3. Vaststaande feiten en omstandigheden
Voor de beoordeling van het hoger beroep gaat het Centraal Tuchtcollege uit van de feiten en omstandigheden zoals weergegeven in de beslissing in eerste aanleg, welke weergave in hoger beroep niet, althans onvoldoende, is bestreden.
4. Beoordeling van het hoger beroep
4.1 In hoger beroep heeft klager zijn klacht herhaald en nader toegelicht.
4.2 Verweerder heeft gemotiveerd verweer gevoerd en geconcludeerd tot verwerping van het beroep.
4.3 De behandeling van de zaak in hoger beroep heeft het Centraal Tuchtcollege geen aanleiding gegeven tot de vaststelling van andere feiten en tot andere beschouwingen en beslissingen dan die van het Regionaal Tuchtcollege in eerste aanleg. Voor zover klager meer in zijn algemeenheid het probleem van onjuiste dossiervoering over zijn zoon aan het College heeft willen voorleggen, wordt overwogen dat het Centraal Tuchtcollege daarover geen oordeel kan vellen omdat dit de reikwijdte van de klacht te buiten gaat.

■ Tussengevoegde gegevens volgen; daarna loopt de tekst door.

class _SceneFlowFn(torch.autograd.Function):
    @staticmethod
    def forward(ctx, field, grad_mode, pts, ts, *params):
        ctx.set_materialize_grads(False)
        L.require_device(pts, ts)
        pts, ts = L.f32c(pts), L.f32c(ts)
        N, S, _ = pts.shape
        sf_f = torch.empty(N, S, 3, device=pts.device)
        sf_b = torch.empty(N, S, 3, device=pts.device)
        ws = L.workspace(pts.device, L.lib.rdrf_workspace_bytes(N, S))
        saved, sbytes = _alloc_saved(ctx, 2, N, S, pts.device, grad_mode)
        P = _dynamic_struct(params)
        _attach_packed(field, P, params, False, True)
        cfg = _cfg_struct(field, "ndc")
        L.check(L.lib.rdrf_scene_flow_fwd(C.byref(P), C.byref(cfg), L.ptr(pts), L.ptr(ts), N, S,
                                          L.ptr(sf_f), L.ptr(sf_b), L.ptr(saved), C.c_size_t(sbytes),
                                          L.ptr(ws), C.c_size_t(ws.numel()), L.stream_of(pts)),
                "rdrf_scene_flow_fwd")
        ctx.field, ctx.saved = field, saved
        ctx.save_for_backward(pts, ts, *params)
        return sf_f, sf_b

    @staticmethod
    def backward(ctx, g_f, g_b):
        pts, ts, *params = ctx.saved_tensors
        if ctx.saved is None:
            raise L.RdrfError("get_forward_backward_scene_flow: backward called twice (retain_graph is not supported)")
        N, S, _ = pts.shape
        fused = ctx.field.fused_grad
        ctx.field._det_bind()
        grads = ctx.field.fused_grads() if fused else [torch.zeros_like(p) for p in params]
        G = _dynamic_struct(grads)
        P = _dynamic_struct(params)
        _attach_packed(ctx.field, P, params, True, True)
        cfg = _cfg_struct(ctx.field, "ndc")
        g_pts = torch.zeros_like(pts) if ctx.needs_input_grad[2] else None
        g_f = None if g_f is None else L.f32c(g_f)
        g_b = None if g_b is None else L.f32c(g_b)
        ws = L.workspace(pts.device, L.lib.rdrf_workspace_bytes(N, S))
        L.check(L.lib.rdrf_scene_flow_bwd(C.byref(P), C.byref(cfg), L.ptr(pts), L.ptr(ts), N, S,
                                          L.ptr(g_f), L.ptr(g_b), C.byref(G), L.ptr(g_pts),
                                          L.ptr(ctx.saved), C.c_size_t(ctx.saved.numel()), L.ptr(ws),
                                          C.c_size_t(ws.numel()), L.stream_of(pts)),
                "rdrf_scene_flow_bwd")
        ctx.saved = None
        if fused:
            grads = [None] * len(params)
        return (None, None, g_pts, None, *grads)

# ... 400 lines not shown
        return dense_l1(self, self.density_plane, self.density_line)

    def TV_loss_density(self, reg):
        return tv_family(self, reg, self.density_plane, self.density_line)

    def TV_loss_app(self, reg):
        return tv_family(self, reg, self.app_plane, self.app_line)

    def forward(self, rays_chunk, ts_chunk, timeembeddings_chunk, xyz_sampled, z_vals, ray_valid,
                white_bg=True, is_train=False, ray_type="ndc", N_samples=-1, rgb=True):
        if timeembeddings_chunk is not None:
            raise NotImplementedError("timeembeddings_chunk is None at every reference call site")
        rgb, sigma, weight, dists = _StaticFn.apply(self, _call_mode(ray_type, rgb), rays_chunk, ts_chunk,
                                                    xyz_sampled, z_vals, ray_valid, *self._param_list())
        return (None, None, None, xyz_sampled, weight, None, rgb, sigma, z_vals, dists)

    @torch.no_grad()
    def upsample_volume_grid(self, res_target):
        self.app_plane, self.app_line = self.up_sampling_VM(self.app_plane, self.app_line, res_target)
        self.density_plane, self.density_line = self.up_sampling_VM(self.density_plane,
                                                                    self.density_line, res_target)
        self.update_stepSize(res_target, 1)
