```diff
@@ -1540,6 +1592,23 @@
   }
 }
 __global__ void __launch_bounds__(kBlock)
+    k_mob_uniform(size_t first, size_t count, const double* __restrict__ mt, const double* __restrict__ mr,
+                  SolverState* __restrict__ st) {
+  const long long t0 = __double_as_longlong(mt[first]);
+  const long long r0 = mr != nullptr ? __double_as_longlong(mr[first]) : 0ll;
+  bool tm = false, rm = false;
+  for (size_t t = blockIdx.x * (size_t)blockDim.x + threadIdx.x; t < count; t += (size_t)gridDim.x * blockDim.x) {
+    tm = tm || __double_as_longlong(mt[first + t]) != t0;
+    if (mr != nullptr) rm = rm || __double_as_longlong(mr[first + t]) != r0;
+  }
+  if (tm) st->mt_mixed = 1;
+  if (rm) st->mr_mixed = 1;
+  if (blockIdx.x == 0 && threadIdx.x == 0) {
+    st->mt_one = __longlong_as_double(t0);
+    st->mr_one = __longlong_as_double(r0);
+  }
+}
+__global__ void __launch_bounds__(kBlock)
     k_active_count(size_t first, size_t count, const int32_t* __restrict__ inc_ptr,
                    const unsigned long long* __restrict__ body_mask, int32_t* __restrict__ cnt) {
   for (size_t t = blockIdx.x * (size_t)blockDim.x + threadIdx.x; t < count; t += (size_t)gridDim.x * blockDim.x) {
@@ -1555,7 +1624,8 @@
     k_active_fill_flat(size_t first, size_t count, const int32_t* __restrict__ inc_ptr, const int32_t* __restrict__ inc,
                        const double* __restrict__ half, const unsigned long long* __restrict__ body_mask,
                        const int32_t* __restrict__ aptr_local, int32_t* __restrict__ aptr, int32_t* __restrict__ aent,
-                       double* __restrict__ arec, size_t stride, unsigned long long* __restrict__ snap_mask) {
+                       double* __restrict__ arec, size_t stride, unsigned long long* __restrict__ snap_mask,
+                       unsigned char* __restrict__ wave_dirty) {
   __shared__ unsigned long long tmask[kBlock];
   __shared__ int32_t tbeg[kBlock];
   __shared__ int32_t tptr[kBlock + 1];
@@ -1563,9 +1633,11 @@
   if (t0 >= count) return;
   const int nb = static_cast<int>(count - t0 < (size_t)kBlock ? count - t0 : (size_t)kBlock);
   const int tid = static_cast<int>(threadIdx.x);
+  bool long_list = false;
   if (tid < nb) {
     const size_t t = t0 + tid, b = first + t;
     const int32_t beg = inc_ptr[b], deg = inc_ptr[b + 1] - beg;
+    long_list = deg > 64;
     unsigned long long m = body_mask[b];
     if (deg < 64) m &= (1ull << deg) - 1ull;
     snap_mask[b] = m;
@@ -1577,6 +1649,8 @@
     tptr[tid] = out;
   }
   if (tid == 0) tptr[nb] = aptr_local[t0 + nb];
+  const unsigned long long longs = __ballot(long_list);
+  if ((tid & 31) == 0 && tid < nb) wave_dirty[(t0 + tid) >> 5] = ((longs >> (tid & 32)) & 0xffffffffull) != 0ull;
   __syncthreads();
   const int32_t E0 = tptr[0], E1 = tptr[nb];
   for (int32_t o = E0 + tid; o < E1; o += kBlock) {
@@ -2060,7 +2134,7 @@
   HandleBuffer rate_rows;
   HandleBuffer body_mask, pos;
   HandleBuffer sort_tmp, sort_list;
-  HandleBuffer aptr, aent, arec, snap_mask, acnt;
+  HandleBuffer aptr, aent, arec, snap_mask, acnt, wave_dirty;
   HandleBuffer tier_geo[2], tier_iter[2], tier_misc, tier_vel2, tier_drift, tier_arm, tier_xprev;
   PinnedBlock<SolverState> host_state;
   ProfilingEvents events;
@@ -2225,6 +2299,12 @@
   const size_t stride = 2 * C + 2;
   if (int e = op->arec.reserve(stride * ((hw + 1) / 2) * sizeof(double2))) return e;
   if (int e = op->snap_mask.reserve((N + 2) * sizeof(unsigned long long))) return e;
+  {
+    const void* const before = op->wave_dirty.ptr;
+    const size_t bytes = ((N + 127) / 128 + 8) * sizeof(unsigned);
+    if (int e = op->wave_dirty.reserve(bytes)) return e;
+    if (op->wave_dirty.ptr != before) MHIP_HIP(hipMemsetAsync(op->wave_dirty.ptr, 0, bytes, s));
+  }
   int32_t* local = op->cursor.as<int32_t>();
   k_active_count<<<grid_for(cnt), kBlock, 0, s>>>(v.body_first, cnt, v.inc_ptr, v.body_mask, op->acnt.as<int32_t>());
   MHIP_LAUNCH_CHECK();
@@ -2232,7 +2312,7 @@
   pick<6, 4, 3>(hw, [&](auto h) {
     k_active_fill_flat<decltype(h)::value><<<grid_exact(cnt), kBlock, 0, s>>>(
         v.body_first, cnt, v.inc_ptr, v.inc, v.half, v.body_mask, local, op->aptr.as<int32_t>(), op->aent.as<int32_t>(),
-        op->arec.as<double>(), stride, op->snap_mask.as<unsigned long long>());
+        op->arec.as<double>(), stride, op->snap_mask.as<unsigned long long>(), op->wave_dirty.as<unsigned char>());
   });
   MHIP_LAUNCH_CHECK();
   if (op->host_state != nullptr)
@@ -2243,6 +2323,7 @@
   v.arec = op->arec.as<double>();
   v.arec_stride = stride;
   v.snap_mask = op->snap_mask.as<unsigned long long>();
+  v.wave_dirty = op->wave_dirty.as<unsigned char>();
   return MHIP_SUCCESS;
 }
 constexpr unsigned kSnapshotAfter = 8;
@@ -3333,6 +3414,13 @@
   double* P1 = P0 + 2 * C;
   if (op->view.body_mask) MHIP_HIP(hipMemsetAsync(op->view.body_mask, 0x00, op->view.N * sizeof(unsigned long long), s));
   op->view.aptr = nullptr;
+  op->view.mob_uniform = 0;
+  if (op->view.body_count > 0) {
+    MHIP_HIP(hipMemsetAsync(&st->mt_mixed, 0, 2 * sizeof(int), s));
+    k_mob_uniform<<<grid_for(op->view.body_count), kBlock, 0, s>>>(op->view.body_first, op->view.body_count, op->view.mt,
+                                                                  op->kin != KIN_TRANS ? op->view.mr : nullptr, st);
+    MHIP_LAUNCH_CHECK();
+  }
   if (int e = op_launch_body(op, X_INIT, x, x, nullptr, nullptr, sp, s)) return e;
   if (int e = op_launch_constraint(op, X_INIT, P0, P1, x, nullptr, q, sp, rk, cgrid, s, true)) return e;
   finalize_sweep<X_INIT>(op, cgrid, config, s);
@@ -3351,6 +3439,10 @@
   struct TierGuard {
     mhip_contact_op* op;
     ~TierGuard() {
+      struct ForgetMobilities {
+        mhip_contact_op* op;
+        ~ForgetMobilities() { op->view.mob_uniform = 0; }
+      } forget{op};
       if (!op->tier.active) {
         op->view.vel_alt = nullptr;
         op->view.drift = nullptr;
@@ -3399,8 +3491,15 @@
       enqueued = op->host_state->iter;
     }
     if (op->host_state->done || enqueued >= config->max_iters) break;
-    if (enqueued == 0)
+    if (enqueued == 0) {
       if (int e = op_snapshot_active(op, s)) return e;
+      if (op->view.body_count > 0) {
+        const SolverState& hs = *op->host_state;
+        op->view.mob_uniform = (hs.mt_mixed ? 0 : 1) | ((op->kin != KIN_TRANS && !hs.mr_mixed) ? 2 : 0);
+        op->view.mt_one = hs.mt_one;
+        op->view.mr_one = hs.mr_one;
+      }
+    }
     const bool light = plan.light_poll();
     if (!light) {
       const size_t retiers_before = tier.retiers;
```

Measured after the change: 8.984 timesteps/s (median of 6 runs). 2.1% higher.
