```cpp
extern thread_local std::string g_err;
int fail(int code, const std::string& msg);
// ... 659 lines not shown
      *reinterpret_cast<float4*>(p + e0) = make_float4(x[i], x[i + 1], x[i + 2], x[i + 3]);
    } else {
#pragma unroll
      for (int q = 0; q < Q; ++q)
        if (e0 + q < M) p[e0 + q] = x[i + q];
    }
  }
}

template <typename real, int E>
__device__ __forceinline__ void load_section_any(const real* p, real (&x)[E], int lane, int M) {
  constexpr int Q = E < 4 ? E : 4;
#pragma unroll
  for (int i = 0; i < E; i += Q) {
    const int e0 = elem_index<E>(lane, i);
    if (Q == 4 && sizeof(real) == 4 && (M & 3) == 0 && e0 + 4 <= M) {
      const float4 t = *reinterpret_cast<const float4*>(p + e0);
      x[i] = t.x; x[i + 1] = t.y; x[i + 2] = t.z; x[i + 3] = t.w;
    } else {
#pragma unroll
      for (int q = 0; q < Q; ++q) x[i + q] = e0 + q < M ? p[e0 + q] : (real)0;
    }
  }
}

template <typename real, int E>
__device__ __forceinline__ void store_section_any(real* p, const real (&x)[E], int lane, int M) {
  constexpr int Q = E < 4 ? E : 4;
#pragma unroll
  for (int i = 0; i < E; i += Q) {
    const int e0 = elem_index<E>(lane, i);
    if (Q == 4 && sizeof(real) == 4 && (M & 3) == 0 && e0 + 4 <= M) {
      *reinterpret_cast<float4*>(p + e0) = make_float4(x[i], x[i + 1], x[i + 2], x[i + 3]);
    } else {
#pragma unroll
      for (int q = 0; q < Q; ++q)
        if (e0 + q < M) p[e0 + q] = x[i + q];
    }
  }
}


enum { SEC_AMP = 0, SEC_AZ = 1, SEC_AB = 2 };
enum { ROW_INIT0 = 0, ROW_INIT = 1, ROW_AMP = 2, ROW_ABOUT = 3 };

constexpr int kSpw = 4;
constexpr int kRowsPerBlk = 64;

template <typename real>
struct SecArgs {
  const uint16_t* __restrict__ inv;
  const uint16_t* __restrict__ invb;
  const uint16_t* __restrict__ invl;
  const uint32_t* __restrict__ hs;
  const ushort4* __restrict__ fwd;
  const ushort4* __restrict__ fwdb;
  const uint32_t* __restrict__ fwd2;
  const uint32_t* __restrict__ fwd3;
  const uint32_t* __restrict__ inv32;
  const real* __restrict__ c;
  const real* __restrict__ z;
  real* __restrict__ beta;
  real* __restrict__ beta_out;
  real* __restrict__ out;
  real* __restrict__ abp;
  real* __restrict__ bbp;
  const real* __restrict__ zzp;
  real* __restrict__ tau;
  int* __restrict__ iters;
  int L, M, n, w, nhi, G, NZ, T1, t, mode, early_stop;
  int cst;
  int RS;
  int pt;
  int B, NC;
  int zil;
  int gpx;
  real sqrt_n;
  const int* tb;
  int dead;
  int bzero;
  int32_t* dec;
  int itset;
};

template <typename real>
struct RowArgs {
  const real* __restrict__ tau;
  const real* __restrict__ y;
  const real* __restrict__ z_in;
  const real* __restrict__ bbp;
  const real* __restrict__ Pb;
  const real* __restrict__ abp;
  int n, G, Gb, NZ, T1, t, mode, early_stop;
  int Pbst;
  int pt;
  int Bc;
  int itset;
  real sqrt_n;
  real* __restrict__ z;
  real* __restrict__ zzp;
  real* __restrict__ out;
  int* __restrict__ iters;
  const int* tb;
};

constexpr int kZU = 10;
#define SA_ZU_EACH(X) X(0) X(1) X(2) X(3) X(4) X(5) X(6) X(7) X(8) X(9)
template <typename real, int NT = 256>
struct ZStage {
  using vec_t = typename std::conditional<sizeof(real) == 4, f4, d2v>::type;
  static constexpr int V = 16 / sizeof(real);
#define SA_ZU_DECL(u) vec_t t##u;
  SA_ZU_EACH(SA_ZU_DECL)
#undef SA_ZU_DECL
  int nv;
  __device__ __forceinline__ void issue(const real* zb, int n, int tid) {
    nv = ((reinterpret_cast<uintptr_t>(zb) & 15) == 0) ? n / V : 0;
    const vec_t* zv = reinterpret_cast<const vec_t*>(zb);
    const int last = nv > 0 ? nv - 1 : 0;
#define SA_ZU_LOAD(u) { const int j = u * NT + tid; t##u = zv[j < nv ? j : last]; }
    SA_ZU_EACH(SA_ZU_LOAD)
#undef SA_ZU_LOAD
  }
  __device__ __forceinline__ void store(real* zs, const real* zb, int n, int tid) const {
    vec_t* zsv = reinterpret_cast<vec_t*>(zs);
    const vec_t* zv = reinterpret_cast<const vec_t*>(zb);
#define SA_ZU_STORE(u) { const int j = u * NT + tid; if (j < nv) zsv[j] = t##u; }
    SA_ZU_EACH(SA_ZU_STORE)
#undef SA_ZU_STORE
    for (int j = kZU * NT + tid; j < nv; j += NT) zsv[j] = zv[j];
    for (int i = nv * V + tid; i < n; i += NT) zs[i] = zb[i];
    if (tid == 0) zs[n] = 0;
  }
};

template <typename real, int NT, int AUX = 0>
__device__ __forceinline__ bool stage_z_dma(const real* zb, real* zs, int n, int tid) {
  if (reinterpret_cast<uintptr_t>(zb) & 15) return false;
  const int lane = tid & 63, nbytes = n * (int)sizeof(real);
  for (int ch = tid >> 6; ch * 1024 < nbytes; ch += NT / 64) {
    const int off = ch * 1024 + lane * 16;
    if (off + 16 <= nbytes)
      __builtin_amdgcn_global_load_lds((__attribute__((address_space(1))) void*)((const char*)zb + off),
                                       (__attribute__((address_space(3))) void*)((char*)zs + ch * 1024), 16, 0, AUX);
  }
  return true;
}

template <typename real>
__device__ __forceinline__ void finish_z_dma(const real* zb, real* zs, int n, int tid) {
  const int n0 = n * (int)sizeof(real) / 16 * 16 / (int)sizeof(real);
  if (tid < n - n0) zs[n0 + tid] = zb[n0 + tid];
  if (tid == 0) zs[n] = 0;
}

template <int E, int KH>
__device__ __forceinline__ void load_buckets(const uint16_t* __restrict__ il, int h0, int nhi, int M,
                                             int lane, ushort4 (&tb)[KH][(E + 3) / 4]) {
  constexpr int Q = E < 4 ? E : 4;
#pragma unroll
  for (int hh = 0; hh < KH; ++hh) {
    const int h = h0 + hh < nhi ? h0 + hh : nhi - 1;
    const uint16_t* ih = il + (size_t)h * M;
#pragma unroll
    for (int i = 0; i < E; i += Q) {
      int e0 = elem_index<E>(lane, i);
// ... 158 lines not shown
```

### sparc_ldpc_amd/csrc/sa_glue.hip

```cpp
#include "sa_host.h"

namespace sa {

template <typename real>
__global__ void __launch_bounds__(256) k_colsum(const ushort4* __restrict__ fwd, const double* __restrict__ cd,
                                                const int32_t* __restrict__ idx, int ldi, int l0, int ns,
                                                const real* __restrict__ base, const double* __restrict__ add,
                                                real* __restrict__ out, int n, double sqrt_n, double amp) {
  extern __shared__ int32_t sidx[];
  const int b = blockIdx.y, r = blockIdx.x * 256 + threadIdx.x;
  for (int i = threadIdx.x; i < ns; i += 256) sidx[i] = idx[(size_t)b * ldi + i];
  __syncthreads();
  if (r >= n) return;
  double acc = 0.0;
  const int g0 = l0 / kSpw, g1 = (l0 + ns + kSpw - 1) / kSpw;
  for (int g = g0; g < g1; ++g) {
    const ushort4 f = fwd[(size_t)g * n + r];
    const unsigned short fq[4] = {f.x, f.y, f.z, f.w};
#pragma unroll
    for (int q = 0; q < 4; ++q) {
      const int l = g * kSpw + q;
      if (l < l0 || l >= l0 + ns || sidx[l - l0] < 0) continue;
      const unsigned k = fq[q] & 0x7fffu;
      const unsigned neg = (fq[q] >> 15) ^ (__popc(k & (unsigned)sidx[l - l0]) & 1u);
// ... 165 lines not shown

int grid_of(size_t tot) {
  const size_t g = (tot + 255) / 256;
  return (int)(g < 65536 ? (g > 0 ? g : 1) : 65536);
}

constexpr int kGlueMaxM = 8192;

int check_glue(sa_ctx* c, int B, int l0, int ns) {
  if (check_ctx(c)) return SA_ERR_ARG;
  if (B <= 0 || B > c->Bcap) return fail(SA_ERR_ARG, "batch larger than the context's workspace");
  if (l0 < 0 || ns <= 0 || l0 + ns > c->L) return fail(SA_ERR_ARG, "section range outside [0, L)");
  if (!c->power_set) return fail(SA_ERR_ARG, "power allocation not staged");
  if (c->M < 2) return fail(SA_ERR_UNSUPPORTED, "M < 2 carries no bits");
  if (!c->pow2) return fail(SA_ERR_UNSUPPORTED, "bit-level glue needs M a power of two (bits2indices, sparc_ldpc.py:317)");
  if (c->M > kGlueMaxM) return fail(SA_ERR_UNSUPPORTED, "SPARC<->LDPC glue stages a section in LDS: M <= 8192");
  return SA_OK;
}

int dev_in(sa_ctx* c, const double* p, size_t count, int flags, const double** out) {
  if (flags & SA_PTR_DEVICE) {
    *out = p;
    return SA_OK;
  }
  int rc = ensure_stage(c, count);
  if (rc) return rc;
  HIP_TRY(hipMemcpyAsync(c->at().d_stage, p, count * 8, hipMemcpyHostToDevice, c->at().stream));
  *out = c->at().d_stage;
  return SA_OK;
}

template <typename real>
int launch_colsum(sa_ctx* c, const int32_t* d_idx, int ldi, int l0, int ns, const real* base, const double* add,
                  real* out, int B, double amp = 1.0) {
  dim3 grid((c->n + 255) / 256, B);
  k_colsum<real><<<grid, 256, (size_t)ns * sizeof(int32_t), c->at().stream>>>(
      (const ushort4*)c->d_fwd, c->d_cd, d_idx, ldi, l0, ns, base, add, out, c->n, std::sqrt((double)c->n), amp);
  HIP_TRY(hipGetLastError());
  return SA_OK;
}

}

using namespace sa;

extern "C" {

int sa_encode(sa_ctx* c, int B, const int32_t* idx, const double* noise) {
  if (check_ctx(c)) return SA_ERR_ARG;
  if (B <= 0 || !idx) return fail(SA_ERR_ARG, "sa_encode: bad arguments");
  if (!c->power_set) return fail(SA_ERR_ARG, "sa_encode: power allocation not staged");
  if (int rc0 = check_tables(c, "sa_encode")) return rc0;
  if (!c->pow2) return fail(SA_ERR_UNSUPPORTED, "sa_encode: the row-parallel encoder needs M a power of two");
  HIP_TRY(hipSetDevice(c->device));
  int rc = ensure_workspace(c, B, c->Tcap > 0 ? c->Tcap : 1);
  if (rc) return rc;
  sa_lane& ln = c->at();
  for (size_t i = 0; i < (size_t)B * c->L; ++i)
    if (idx[i] < 0 || idx[i] >= c->M) return fail(SA_ERR_ARG, "sa_encode: index outside [0, M)");
  HIP_TRY(hipMemcpyAsync(c->d_idx, idx, (size_t)B * c->L * sizeof(int32_t), hipMemcpyHostToDevice, ln.stream));
  const double* d_noise = nullptr;
  if (noise && (rc = dev_in(c, noise, (size_t)B * c->n, 0, &d_noise))) return rc;
  if ((rc = y_begin_write(c, ln.stream, B))) return rc;
  rc = c->prec == SA_PREC_F64
           ? launch_colsum<double>(c, c->d_idx, c->L, 0, c->L, nullptr, d_noise, (double*)ln.d_y, B)
           : launch_colsum<float>(c, c->d_idx, c->L, 0, c->L, nullptr, d_noise, (float*)ln.d_y, B);
  if (rc) return rc;
  HIP_TRY(hipStreamSynchronize(ln.stream));
  return y_mark(c);
}

namespace {
int stage_onehot_impl(sa_ctx* c, int B, const int32_t* idx, double scale, bool allow_empty) {
  if (check_ctx(c)) return SA_ERR_ARG;
  if (B <= 0 || B > c->Bcap || !idx) return fail(SA_ERR_ARG, "sa_stage_onehot: bad arguments");
  if (!c->power_set) return fail(SA_ERR_ARG, "sa_stage_onehot: power allocation not staged");
  if (!std::isfinite(scale)) return fail(SA_ERR_ARG, "sa_stage_onehot: scale must be finite");
  if (c->dead) return fail(SA_ERR_UNSUPPORTED, "sa_stage_onehot: M must be a power of two (bits2indices)");
  for (size_t i = 0; i < (size_t)B * c->L; ++i)
    if (idx[i] >= c->M || (idx[i] < 0 && !(allow_empty && idx[i] == -1)))
      return fail(SA_ERR_ARG, "sa_stage_onehot: index outside [0, M)");
  HIP_TRY(hipSetDevice(c->device));
  sa_lane& ln = c->at();
  ln.fused_B = 0;
  HIP_TRY(hipMemcpyAsync(c->d_idx, idx, (size_t)B * c->L * sizeof(int32_t), hipMemcpyHostToDevice, ln.stream));
  const size_t tot = (size_t)B * c->L * c->M;
  if (c->prec == SA_PREC_F64)
    k_onehot<double><<<grid_of(tot), 256, 0, ln.stream>>>(c->d_idx, c->d_cd, c->L, c->M, B, scale, (double*)ln.d_beta);
  else
    k_onehot<float><<<grid_of(tot), 256, 0, ln.stream>>>(c->d_idx, c->d_cd, c->L, c->M, B, scale, (float*)ln.d_beta);
  HIP_TRY(hipGetLastError());
  HIP_TRY(hipStreamSynchronize(ln.stream));
  return SA_OK;
}
}

int sa_stage_onehot(sa_ctx* c, int B, const int32_t* idx) { return stage_onehot_impl(c, B, idx, 1.0, false); }

int sa_stage_onehot_scaled(sa_ctx* c, int B, const int32_t* idx, double scale) {
  return stage_onehot_impl(c, B, idx, scale, true);
}

int sa_llr(sa_ctx* c, int B, int l0, int ns, double* llr, int flags) {
  return sa_llr_ex(c, B, l0, ns, llr, flags, SA_LLR_REFERENCE, INFINITY);
}
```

4.4 De voorgaande overwegingen leiden tot het oordeel dat het beroep moet worden verworpen.
5. Beslissing
Het Centraal Tuchtcollege voor de Gezondheidszorg:
verwerpt het beroep.
Deze beslissing is gegeven door: mr. C.H.M. van Altena, voorzitter, mr. W.P.C.M. Bruinsma en prof. mr. J.K.M. Gevers, leden juristen, en drs. G.A.M. Mensing en prof. dr. M.J.M. van Son, leden beroepsgenoten, en mr. drs. E.E. Rippen, secretaris, en uitgesproken ter openbare zitting van 6 maart 2014. Voorzitter w.g. Secretaris w.g.